[Provided data — start]
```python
def conv1x1(x: torch.Tensor, weight: torch.Tensor, bias: Optional[torch.Tensor] = None, *,
            pre_affine=None, add: Optional[torch.Tensor] = None, add_mode: int = 0, gelu: bool = False,
            drop_p: float = 0.0, keep_mask: Optional[torch.Tensor] = None, seed: int = 0, call: int = 0,
            stream_id: int = 0, batch_offset: int = 0, batch_scale: Optional[torch.Tensor] = None,
            kernel_tag: int = 0, out: Optional[torch.Tensor] = None, wt_prepared=None, h3: bool = False,
            h3_prepared=None, frag_prepared=None, stats: Optional[torch.Tensor] = None) -> torch.Tensor:
    x = _f32c(x)
    B, Cin, H, W = x.shape
    w2 = weight.detach().to(torch.float32).reshape(weight.shape[0], -1)
    Cout = w2.shape[0]
    assert w2.shape[1] == Cin
    ldw = (Cout + 3) // 4 * 4
    if wt_prepared is not None:
        wt = wt_prepared
    else:
        wt = torch.zeros(Cin, ldw, dtype=torch.float32, device=x.device)
        wt[:, :Cout] = w2.t().to(x.device)
    if out is None:
        out = torch.empty(B, Cout, H, W, dtype=torch.float32, device=x.device)
    a = SdyConvArgs()
    a.x, a.x_bstride = ptr(x), Cin * H * W
    a.wt, a.ldw = ptr(wt), ldw
    a.out, a.out_bstride = ptr(out), Cout * H * W
    a.B, a.Cin, a.Cout, a.HW = B, Cin, Cout, H * W
    keep = [x, wt, out]
    if h3 or h3_prepared is not None:
        if h3_prepared is None:
            h3_prepared = pack_h3(w2, x.device)
        a.w_h3, a.w_h3_scale = ptr(h3_prepared[0]), h3_prepared[1]
        keep.append(h3_prepared[0])
    if pre_affine is not None:
        pa, pd = _aux(pre_affine[0], x.device), _aux(pre_affine[1], x.device)
        a.pa, a.pd = ptr(pa), ptr(pd)
        keep += [pa, pd]
    if bias is not None:
        bb = _aux(bias, x.device)
        a.bias = ptr(bb)
        keep.append(bb)
    if add is not None:
        ad = _aux(add, x.device)
        a.add = ptr(ad)
        a.add_bstride = 0 if ad.shape[0] == 1 and B > 1 else Cout * H * W
        a.add_mode = add_mode
        keep.append(ad)
    a.act = 1 if gelu else 0
    a.drop_p = drop_p
# ... 328 lines not shown
```

Baseline: 159.9 member-forecast-steps/s.

## Add weight-stationary 8-wave variant of the 256-channel split-f16 skip conv

Adds a weight-stationary specialization of the 256x256 conv_h3 kernel that runs on 8 waves. Each wave keeps its full slice of hi/lo weight fragments in registers for the whole K sweep, and B fragments from LDS are double-buffered across k-steps. The add and gelu/residual form is hard-wired, the residual load is moved before the MFMA loop, and the next tile's input is prefetched after it. This targets the skip conv in each block to cut repeated weight-ring reloads, at the cost of higher register pressure and one workgroup per CU. The Python wrapper also gains x_rows and out_tiled arguments.

```diff
diff --git a/spherical-dyffusion_amd/csrc/capi.hip b/spherical-dyffusion_amd/csrc/capi.hip
--- a/spherical-dyffusion_amd/csrc/capi.hip
+++ b/spherical-dyffusion_amd/csrc/capi.hip
@@ -96,14 +96,15 @@
 
 namespace {
 struct SdySwitches {
-  bool gemm_f32, no_fft360, no_leg_par, no_leg_frag, no_dh_frag, no_fused_mlp, no_drop_skip, no_skip_fold;
+  bool gemm_f32, no_fft360, no_leg_par, no_leg_frag, no_dh_frag, no_fused_mlp, no_drop_skip, no_skip_fold, no_conv_ws;
 };
 const SdySwitches& sw() {
   static const SdySwitches v = [] {
     auto on = [](const char* n) { return std::getenv(n) != nullptr; };
     const char* g = std::getenv("SDY_GEMM_MODE");
     return SdySwitches{g && std::string(g) == "f32", on("SDY_NO_FFT360"), on("SDY_NO_LEG_PAR"), on("SDY_NO_LEG_FRAG"),
-                       on("SDY_NO_DH_FRAG"), on("SDY_NO_FUSED_MLP"), on("SDY_NO_DROP_SKIP"), on("SDY_NO_SKIP_FOLD")};
+                       on("SDY_NO_DH_FRAG"), on("SDY_NO_FUSED_MLP"), on("SDY_NO_DROP_SKIP"), on("SDY_NO_SKIP_FOLD"),
+                       on("SDY_NO_CONV_WS")};
   }();
   return v;
 }
@@ -570,7 +571,7 @@
   return SDY_OK;
 }
 
-extern "C" int sdy_conv1x1(const sdy_conv_args* a, void* stream) {
+static int conv1x1(const sdy_conv_args* a, void* stream, bool conv_ws) {
   if (!a || !a->x || (!a->wt && !a->w_h3 && !a->w_frag) || !a->out) return SDY_ERR_ARG;
   if (a->B <= 0 || a->Cin <= 0 || a->Cout <= 0 || a->HW <= 0) return SDY_ERR_ARG;
   if (!a->w_h3 && a->ldw < a->Cout) return SDY_ERR_ARG;
@@ -579,7 +580,7 @@
   if ((!a->w_h3 && (a->ldw & 3)) || (a->HW & 3) || (a->x_bstride & 3) || (a->out_bstride & 3)) return SDY_ERR_ALIGN;
   if (a->drop_p < 0.0f || a->drop_p >= 1.0f) return SDY_ERR_ARG;
   if (a->w_frag && sdy_conv256_h3_supported(a->Cin, a->Cout) && a->drop_p == 0.0f && !a->keep_mask && !a->batch_scale)
-    return sdy_conv256_h3_launch(a, (hipStream_t)stream);
+    return sdy_conv256_h3_launch(a, (hipStream_t)stream, conv_ws ? 1 : 0);
   if (a->stats || a->out_tiled || a->x_rows) return SDY_ERR_UNSUPPORTED;
   GemmParams g{};
   g.A = a->wt; g.lda = a->ldw; g.sA = 0;
@@ -609,6 +610,7 @@
   }
   return sdy_gemm_launch(g, (hipStream_t)stream);
 }
+extern "C" int sdy_conv1x1(const sdy_conv_args* a, void* stream) { return conv1x1(a, stream, !sw().no_conv_ws); }
 
 extern "C" int sdy_cold_update(const float* x_s, const float* x_ip_next, const float* x_ip_s, float* out, size_t n,
                                void* stream) {
@@ -688,6 +690,7 @@
   DhKind dh;
   enum Skip { SKIP_CONV, SKIP_GELU, SKIP_IN_FFT } skip;
   bool stats1;
+  bool conv_ws;
   bool z_tiled;
   bool drop_skip;
 };
@@ -1010,6 +1013,7 @@
   const bool dh_frag = b.dh == DH_FOLDED || b.dh == DH_FRAG;
   b.cs_tiled = b.in.tiled && b.out.tiled && dh_frag && b.in.plan->lmax == b.out.plan->lmax && b.in.plan->mtr == b.out.plan->mtr;
   b.stats1 = c.gemm_mode == 1 && w.skw.frag && sdy_conv256_h3_supported(E, E);
+  b.conv_ws = b.stats1 && !sw().no_conv_ws;
   b.z_tiled = b.stats1 && b.fused_mlp;
   b.skip = b.dh != DH_FOLDED ? BlockPath::SKIP_CONV : (b.out.tiled && b.z_tiled) ? BlockPath::SKIP_IN_FFT : BlockPath::SKIP_GELU;
   b.drop_skip = b.fused_mlp && b.z_tiled && b.cs_tiled && !sw().no_drop_skip;
@@ -1449,7 +1453,7 @@
       cv.ldw = E; cv.out = k.z; cv.out_bstride = k.z_bs; cv.out_tiled = P.z_tiled ? 1 : 0;
       cv.Cin = E; cv.Cout = E; cv.bias = bw.skb.p; cv.add = y; cv.add_bstride = xbs; cv.add_mode = 1; cv.act = 1; cv.kernel_tag = 3;
       if (P.stats1) cv.stats = st1;
-      SDY_STAGE_N(ST_SKIP_CONV, k.Bp, sdy_conv1x1(&cv, stream));
+      SDY_STAGE_N(ST_SKIP_CONV, k.Bp, conv1x1(&cv, stream, P.conv_ws));
     }
     if (P.skip == BlockPath::SKIP_GELU || P.stats1)
       SDY_STAGE_N(ST_NORM_COEFFS, k.Bp, sdy_instnorm_from_stats(st1, k.Bp, E, HW, bw.n1w.p, bw.n1b.p, nullptr, 0, 1e-6f, ca1, cd1,
diff --git a/spherical-dyffusion_amd/csrc/common.h b/spherical-dyffusion_amd/csrc/common.h
--- a/spherical-dyffusion_amd/csrc/common.h
+++ b/spherical-dyffusion_amd/csrc/common.h
@@ -320,7 +320,8 @@
 int sdy_gemm_h3_launch(const GemmParams& p, const void* packed, int rows_pad, int Kpad, long bstride, long plane_halfs,
                        float w_scale, int rows_mode, hipStream_t stream);
 
-int sdy_conv256_h3_launch(const sdy_conv_args* a, hipStream_t stream);
+int sdy_conv256_h3_launch(const sdy_conv_args* a, hipStream_t stream, int ws);
+int sdy_conv256_h3_ws_form(const sdy_conv_args* a);
 extern "C" int sdy_conv256_h3_pack_cin(const float* w_host, int Cin, void* dev, float* scale);
 extern "C" size_t sdy_conv256_h3_pack_bytes_cin(int Cin);
 int sdy_dh_h3_pack(const float* w_host, int L, void* packed_dev, float* scale, int ilv);
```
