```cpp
template <int NT1, int NT2, int MT, int WM, int NWC, int NW2>
static hipError_t mlp_ws_geometry(const MlpArgs& a, int* grid_out, size_t* lds_out) {
  constexpr int HID = NT1 * 32 * NWC, NPAD = NT2 * 32 * NW2, BM = 32 * MT * WM;
  constexpr int abuf = 2 * BM * ((BM >= 128 ? 64 : 128) + 4);
  constexpr int region = (abuf > BM * (HID + 4)) ? abuf : BM * (HID + 4);
  static_assert(BM * (NPAD + 4) <= region, "output tile must fit the shared region");
  *lds_out = (size_t)(6 * BM + region) * sizeof(float);
  if (a.nadd < 0 || a.nadd > 3 || (a.nadd > 0 && !a.add[0].ptr) || (a.nadd > 1 && !a.add[1].ptr) || (a.nadd > 2 && !a.add[2].ptr))
    return hipErrorInvalidValue;
  if (a.nseg != 0 && a.nadd > 2) return hipErrorInvalidValue;
  int ksum = 0;
  for (int i = 0; i < a.nseg; ++i) {
    if (a.seg[i].width % 32 || a.seg[i].ld % 4) return hipErrorInvalidValue;
    ksum += a.seg[i].width;
  }
  if (a.nseg == 0) {
    if (a.nadd < 1 || !a.f16 || a.f32w || a.a16 || a.round16 || !a.w2f) return hipErrorInvalidValue;
  } else if (a.k1f % 64 || a.k1f < ksum || a.k1f - ksum >= 64 || !a.w2f || !a.ones || !a.zeros || ksum > 512 * 3) {
    return hipErrorInvalidValue;
  }
  if (kTuA16) {
    constexpr int KCc = BM >= 128 ? 64 : 128;
    for (int i = 0; i < a.nseg; ++i) {
// ... 120 lines not shown
  if (a.f16 || a.a16 || a.tri || !a.w1t || a.nadd < 0 || a.nadd > 2 || a.nseg == 0) return hipErrorInvalidValue;
  for (int i = 0; i < a.nadd; ++i)
    if (!a.add[i].index) return hipErrorInvalidValue;
#define GC_MLP(A_, B_) \
  if (nt1 == A_ && nt2 == B_) return launch_mlp_t<A_, B_, false, 1>(s, a);
  GC_MLP(1, 1) GC_MLP(2, 2) GC_MLP(2, 1) GC_MLP(4, 4) GC_MLP(4, 1)
#undef GC_MLP
  return hipErrorInvalidValue;
}

bool mlp_pair_supported(const MlpArgs& a, const MlpArgs& b) {
  auto ok = [](const MlpArgs& m) {
    if (!mlp_runs_weight_streaming(m) || m.tri || m.n_out_pad != m.hidden) return false;
    return m.hidden == 512 || (m.hidden == 256 && m.rows < kMlpMt2Rows);
  };
  if (b.nseg == 0 || (a.nseg == 0 && a.hidden != 256)) return false;
  return ok(a) && ok(b) && a.hidden == b.hidden && a.f16 == b.f16 && a.f32w == b.f32w && a.a16 == b.a16;
}
hipError_t launch_mlp_pair(hipStream_t s, const MlpArgs& a, const MlpArgs& b) {
  if (!mlp_pair_supported(a, b)) return hipErrorInvalidValue;
  if (a.hidden == 512) return launch_mlp_ws_pair_t<2, 2, 2, 1, 8, 8>(s, a, b);
  if (a.nseg == 0) return launch_mlp_ws_pair_t<1, 1, 1, 1, 8, 8, true>(s, a, b);
  return launch_mlp_ws_pair_t<1, 1, 1, 1, 8, 8>(s, a, b);
}

template <bool H16>
__device__ __forceinline__ f32x4 seg_ld4(const float* base, size_t elem) {
  if constexpr (H16) return ldh4(as_h16(base) + elem);
  else return ld4(base + elem);
}
template <bool H16>
__device__ __forceinline__ void seg_st4(float* base, size_t elem, f32x4 v) {
  if constexpr (H16) sth4(as_h16(base) + elem, v);
  else st4(base + elem, v);
}

template <bool H16>
__global__ __launch_bounds__(256) void gc_segsum_kernel(const float* __restrict__ src,
                                                         const int* __restrict__ rowptr,
                                                         const int* __restrict__ eids, int n_items,
                                                         int B, int width, float* __restrict__ out, int round16,
                                                         float norm ) {
  __shared__ __attribute__((aligned(16))) float part[4][512];
  const int wrow = blockIdx.x;
  const int wave = threadIdx.x >> 6, lane = threadIdx.x & 63;
  const int item = wrow / B, b = wrow - item * B;
// ... 2247 lines not shown
  const size_t total = (size_t)rows * c_out;
  for (size_t i = (size_t)blockIdx.x * 256 + threadIdx.x; i < total; i += (size_t)gridDim.x * 256) {
    const size_t row = i / c_out;
    xp[row * kp + 3 + slots[i - row * c_out]] = 0.f;
  }
}

__global__ __launch_bounds__(256) void gc_scale_kernel(const float* __restrict__ src, float a, size_t n,
                                                        float* __restrict__ dst, NoisyWrite nw) {
  for (size_t i = (size_t)blockIdx.x * 256 + threadIdx.x; i < n; i += (size_t)gridDim.x * 256) {
    const float v = a * src[i];
    dst[i] = v;
    if (nw.xp || nw.xn) put_noisy(nw, i, v);
  }
}

__global__ __launch_bounds__(256) void gc_dpm_first_kernel(const float* __restrict__ y,
                                                            const float* __restrict__ x, float c_out,
                                                            float c_skip, float a_mid, size_t n,
                                                            float* __restrict__ den,
                                                            float* __restrict__ mid, NoisyWrite nw) {
  for (size_t i = (size_t)blockIdx.x * 256 + threadIdx.x; i < n; i += (size_t)gridDim.x * 256) {
    const float xv = x[i];
    const float d = y[i] * c_out + xv * c_skip;
    den[i] = d;
    const float m = a_mid * xv + (1.0f - a_mid) * d;
    mid[i] = m;
    if (nw.xp || nw.xn) put_noisy(nw, i, m);
  }
}

__global__ __launch_bounds__(256) void gc_dpm_second_kernel(const float* __restrict__ y,
                                                             const float* __restrict__ xmid,
                                                             float c_out, float c_skip, float a_next,
                                                             size_t n, float* __restrict__ x, NoisyWrite nw) {
  for (size_t i = (size_t)blockIdx.x * 256 + threadIdx.x; i < n; i += (size_t)gridDim.x * 256) {
    const float md = y[i] * c_out + xmid[i] * c_skip;
    const float v = a_next * x[i] + (1.0f - a_next) * md;
    x[i] = v;
    if (nw.xp || nw.xn) put_noisy(nw, i, v);
  }
}

__global__ __launch_bounds__(256) void gc_affine_rows_kernel(const float* __restrict__ src,
                                                              const float* __restrict__ cond,
                                                              int cond_stride, size_t items, int B,
                                                              int w, float* __restrict__ out, int round16, int h16) {
  const size_t total = items * B * w;
  for (size_t i = (size_t)blockIdx.x * 256 + threadIdx.x; i < total; i += (size_t)gridDim.x * 256) {
    const size_t row = i / w;
    const int c = (int)(i - row * w);
    const size_t item = row / B;
    const int b = (int)(row - item * B);
    const float* cs = cond + (size_t)b * cond_stride;
    const float v = src[item * w + c] * cs[c] + cs[w + c];
    if (h16) as_h16(out)[i] = (_Float16)v;
    else out[i] = r16_if(v, round16);
  }
}

static int ew_grid(size_t n) {
// ... 235 lines not shown
```

gencast-flax-nnx_amd/csrc/gc_kernels_decl.inc:

```
namespace GC_KERNELS_NS {

enum KernelClass : int {
  KC_COND = 0,
  KC_PACK,
  KC_MLP,
  KC_SEGSUM,
  KC_ROWOP,
  KC_GEMM_QKV,
  KC_ATTN,
  KC_ATTN_COMBINE,
  KC_GEMM_OUT,
  KC_GEMM_FFW1,
  KC_GEMM_FFW2,
  KC_GEMM_NODE,
  KC_NOISE,
  KC_COUNT
};

constexpr int kTileM = 32;
constexpr int kCondDim = 16;

struct Segment {
  const float* ptr;
  const int* index;
// ... 155 lines not shown
hipError_t launch_affine_rows(hipStream_t s, const float* src, const float* cond, int cond_stride,
                              int items, int B, int w, float* out, bool round16 = false,
                              bool h16 = false );
hipError_t launch_finite_check(hipStream_t s, const float* p, size_t n, unsigned* counter);
constexpr int kItemPieces = 4;
struct NoisyWrite {
  const int* slots = nullptr;
  int c_out = 1, kp = 0;
  float scale = 0.f;
  float* xp = nullptr;
  float* xn = nullptr;
  int ldn = 0;
  bool active() const { return xp != nullptr || xn != nullptr; }
};
hipError_t launch_scale(hipStream_t s, const float* src, float a, size_t n, float* dst, const NoisyWrite& nw = NoisyWrite());
hipError_t launch_rollout_advance(hipStream_t s, const float* old_feats, const float* sample, const float* forcings,
                                  const int* kind, const int* src, const int* sidx, const float* a, const float* b,
                                  int rows, int c_in, int c_out, int n_forcing, float* new_feats);
hipError_t launch_dpm_first(hipStream_t s, const float* y, const float* x, float c_out, float c_skip,
                            float a_mid, size_t n, float* den, float* mid, const NoisyWrite& nw = NoisyWrite());
hipError_t launch_dpm_second(hipStream_t s, const float* y, const float* xmid, float c_out,
                             float c_skip, float a_next, size_t n, float* x, const NoisyWrite& nw = NoisyWrite());

constexpr int kLossMaxBlocks = 2048;
constexpr int kLossMaxGroups = 64;
constexpr size_t kLossMaxLds = 32 * 1024;
int loss_reduce_blocks(int G, int B, int c_out);
hipError_t launch_loss_noisy(hipStream_t s, const float* t, const float* nz, const float* sigma, const int* slots, int rows,
                             int B, int c_out, int kp, float* x, float* xp);
hipError_t launch_loss_reduce(hipStream_t s, const float* y, const float* t, const float* nz, const float* x,
                              const float* sigma, const float* node_w, int G, int B, int c_out, double* part, float* den);
hipError_t launch_loss_finish(hipStream_t s, const double* part, int blocks, const float* sigma, const float* chan_w,
                              const int* chan_group, const float* group_w, int B, int c_out, int n_groups, float* loss,
                              float* per_group);

hipError_t launch_noise_normals(hipStream_t s, float* out, size_t count, unsigned long long key,
                                unsigned long long stream);
hipError_t launch_noise_synthesis(hipStream_t s, const float* leg, const float* ctab, const float* stab,
                                  const float* coef, float* f, int L, int n_lat, int n_lon, int N,
                                  const float* base, float scale, float* out);

const char* kernel_class_name(int cls);

}
```

gencast-flax-nnx_amd/csrc/gc_sampler.hip:

```cpp
#include "gc_handle.h"

namespace gci {

int guard_enqueue(gc_handle* h, const float* p, size_t n) {
  if (!make_route(h).f16) return GC_OK;
  int rc = launch(h, gc::KC_PACK, [&] { return gc::launch_finite_check(h->stream, p, n, h->d_nonfinite); });
  if (rc) return rc;
  GC_HIP(h, hipMemcpyAsync(h->h_nonfinite, h->d_nonfinite, sizeof(unsigned), hipMemcpyDeviceToHost, h->stream));
  return GC_OK;
}
bool guard_tripped(gc_handle* h) {
  if (*h->h_nonfinite == h->nonfinite_seen) return false;
  h->nonfinite_seen = *h->h_nonfinite;
  return true;
}

float f_c_in(float s) { return 1.0f / std::sqrt(s * s + 1.0f); }
float f_c_out(float s) { return s / std::sqrt(s * s + 1.0f); }
float f_c_skip(float s) { return 1.0f / (s * s + 1.0f); }

int noise_field(gc_handle* h, const float* base, float scale, float* out) {
  if (h->nz_L == 0) return fail(h, GC_ERR_STATE, "gc_noise_set_tables has not been called");
  const int N = h->cfg.batch * h->cfg.c_out;
  const size_t ncoef = (size_t)2 * h->nz_L * h->nz_L * N;
// ... 39 lines not shown
    nw.slots = h->d_slots; nw.c_out = c.c_out; nw.kp = h->kp; nw.scale = f_c_in(std::max(sigma_next_call, 1e-6f));
    if (cache) { nw.xn = h->d_xn; nw.ldn = h->nwp; }
    else nw.xp = h->d_xp;
    return nw;
  };
  auto churned = [&](int i) { return churn && i < n && h->churn_rates[i] > 0.f; };
  bool written = false;
  {
    const gc::NoisyWrite nw = (n > 0 && !churned(0)) ? noisy_write(sigmas[0]) : gc::NoisyWrite();
    if ((rc = launch(h, gc::KC_PACK, [&] { return gc::launch_scale(s, h->d_noise, sigmas[0], ne, h->d_sx, nw); })))
      return rc;
    written = nw.active();
  }
  if (multi) {
    gc::SigmaList sl{};
    for (size_t i = 0; i < call_sigma.size(); ++i) sl.v[i] = call_sigma[i];
    if ((rc = launch(h, gc::KC_COND, [&] {
           return gc::launch_cond_multi(s, sl, (int)call_sigma.size(), c.batch, h->d_nw0t, h->d_nb0, h->d_nw1t,
                                        h->d_nb1, c.noise_num_frequencies, c.noise_hidden, c.noise_base_period,
                                        h->d_wc_all, h->d_bc_all, h->cond_total, h->d_cond_all);
         })))
      return rc;
  }
  auto denoise = [&](const float* x, float sigma) -> int {
    const float ss = std::max(sigma, 1e-6f);
    if (!written) {
      int r = launch(h, gc::KC_PACK, [&] {
        return cache ? gc::launch_write_noisy_compact(s, x, rows, c.c_out, h->nwp, f_c_in(ss), h->d_xn)
                     : gc::launch_write_noisy(s, x, h->d_slots, rows, c.c_out, h->kp, f_c_in(ss), h->d_xp);
      });
      if (r) return r;
    }
    written = false;
    const float* ready = nullptr;
    if (multi) {
      if (calls >= (int)call_sigma.size() || call_sigma[calls] != ss)
        return fail(h, GC_ERR_INTERNAL, "sampler: noise-level list out of step with the loop");
      ready = h->d_cond_all + (size_t)calls * cond_call;
    }
    h->term_slot = route.edge_terms ? h->terms.call_slot[calls] : -1;
    ++calls;
    return forward(h, ss, ready);
  };
  for (int i = 0; i < n; ++i) {
    float sg = sigmas[i];
    const float sn = sigmas[i + 1];
    if (churn && h->churn_rates[i] > 0.f) {
      const float s_new = sg * (1.0f + h->churn_rates[i]);
      const float extra = std::sqrt(std::max(s_new * s_new - sg * sg, 0.0f)) * h->churn_inflation;
      if ((rc = noise_field(h, h->d_sx, extra, h->d_sx))) return rc;
      sg = s_new;
    }
    const float sm = std::sqrt(sg * sn);
    if ((rc = denoise(h->d_sx, sg))) return rc;
    const float ss = std::max(sg, 1e-6f);
    const float a_mid = sm / sg;
    {
      const bool mid_call = (sn != 0.0f) || !skip_dead;
      const gc::NoisyWrite nw = mid_call ? noisy_write(sm) : gc::NoisyWrite();
      if ((rc = launch(h, gc::KC_PACK, [&] {
             return gc::launch_dpm_first(s, h->d_y, h->d_sx, f_c_out(ss), f_c_skip(ss), a_mid, ne,
                                         h->d_sden, h->d_smid, nw);
           })))
        return rc;
      written = nw.active();
    }
    if (sn == 0.0f) {
      if (!skip_dead && (rc = denoise(h->d_smid, sm))) return rc;
      GC_HIP(h, hipMemcpyAsync(h->d_sx, h->d_sden, ne * sizeof(float), hipMemcpyDeviceToDevice, s));
      written = false;
      continue;
    }
    if ((rc = denoise(h->d_smid, sm))) return rc;
    const float sms = std::max(sm, 1e-6f);
    const float a_next = sn / sg;
    {
      const gc::NoisyWrite nw = (i + 1 < n && !churned(i + 1)) ? noisy_write(sigmas[i + 1]) : gc::NoisyWrite();
      if ((rc = launch(h, gc::KC_PACK, [&] {
             return gc::launch_dpm_second(s, h->d_y, h->d_smid, f_c_out(sms), f_c_skip(sms), a_next, ne,
                                          h->d_sx, nw);
           })))
        return rc;
      written = nw.active();
    }
  }
  *calls_out = calls;
  return GC_OK;
}
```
[Provided data — finish]
> **What you should do**
Report, from the entries above, each line where "active" is found.

> **Task answer**
  bool active() const { return xp != nullptr || xn != nullptr; }
    written = nw.active();
      written = nw.active();
      written = nw.active();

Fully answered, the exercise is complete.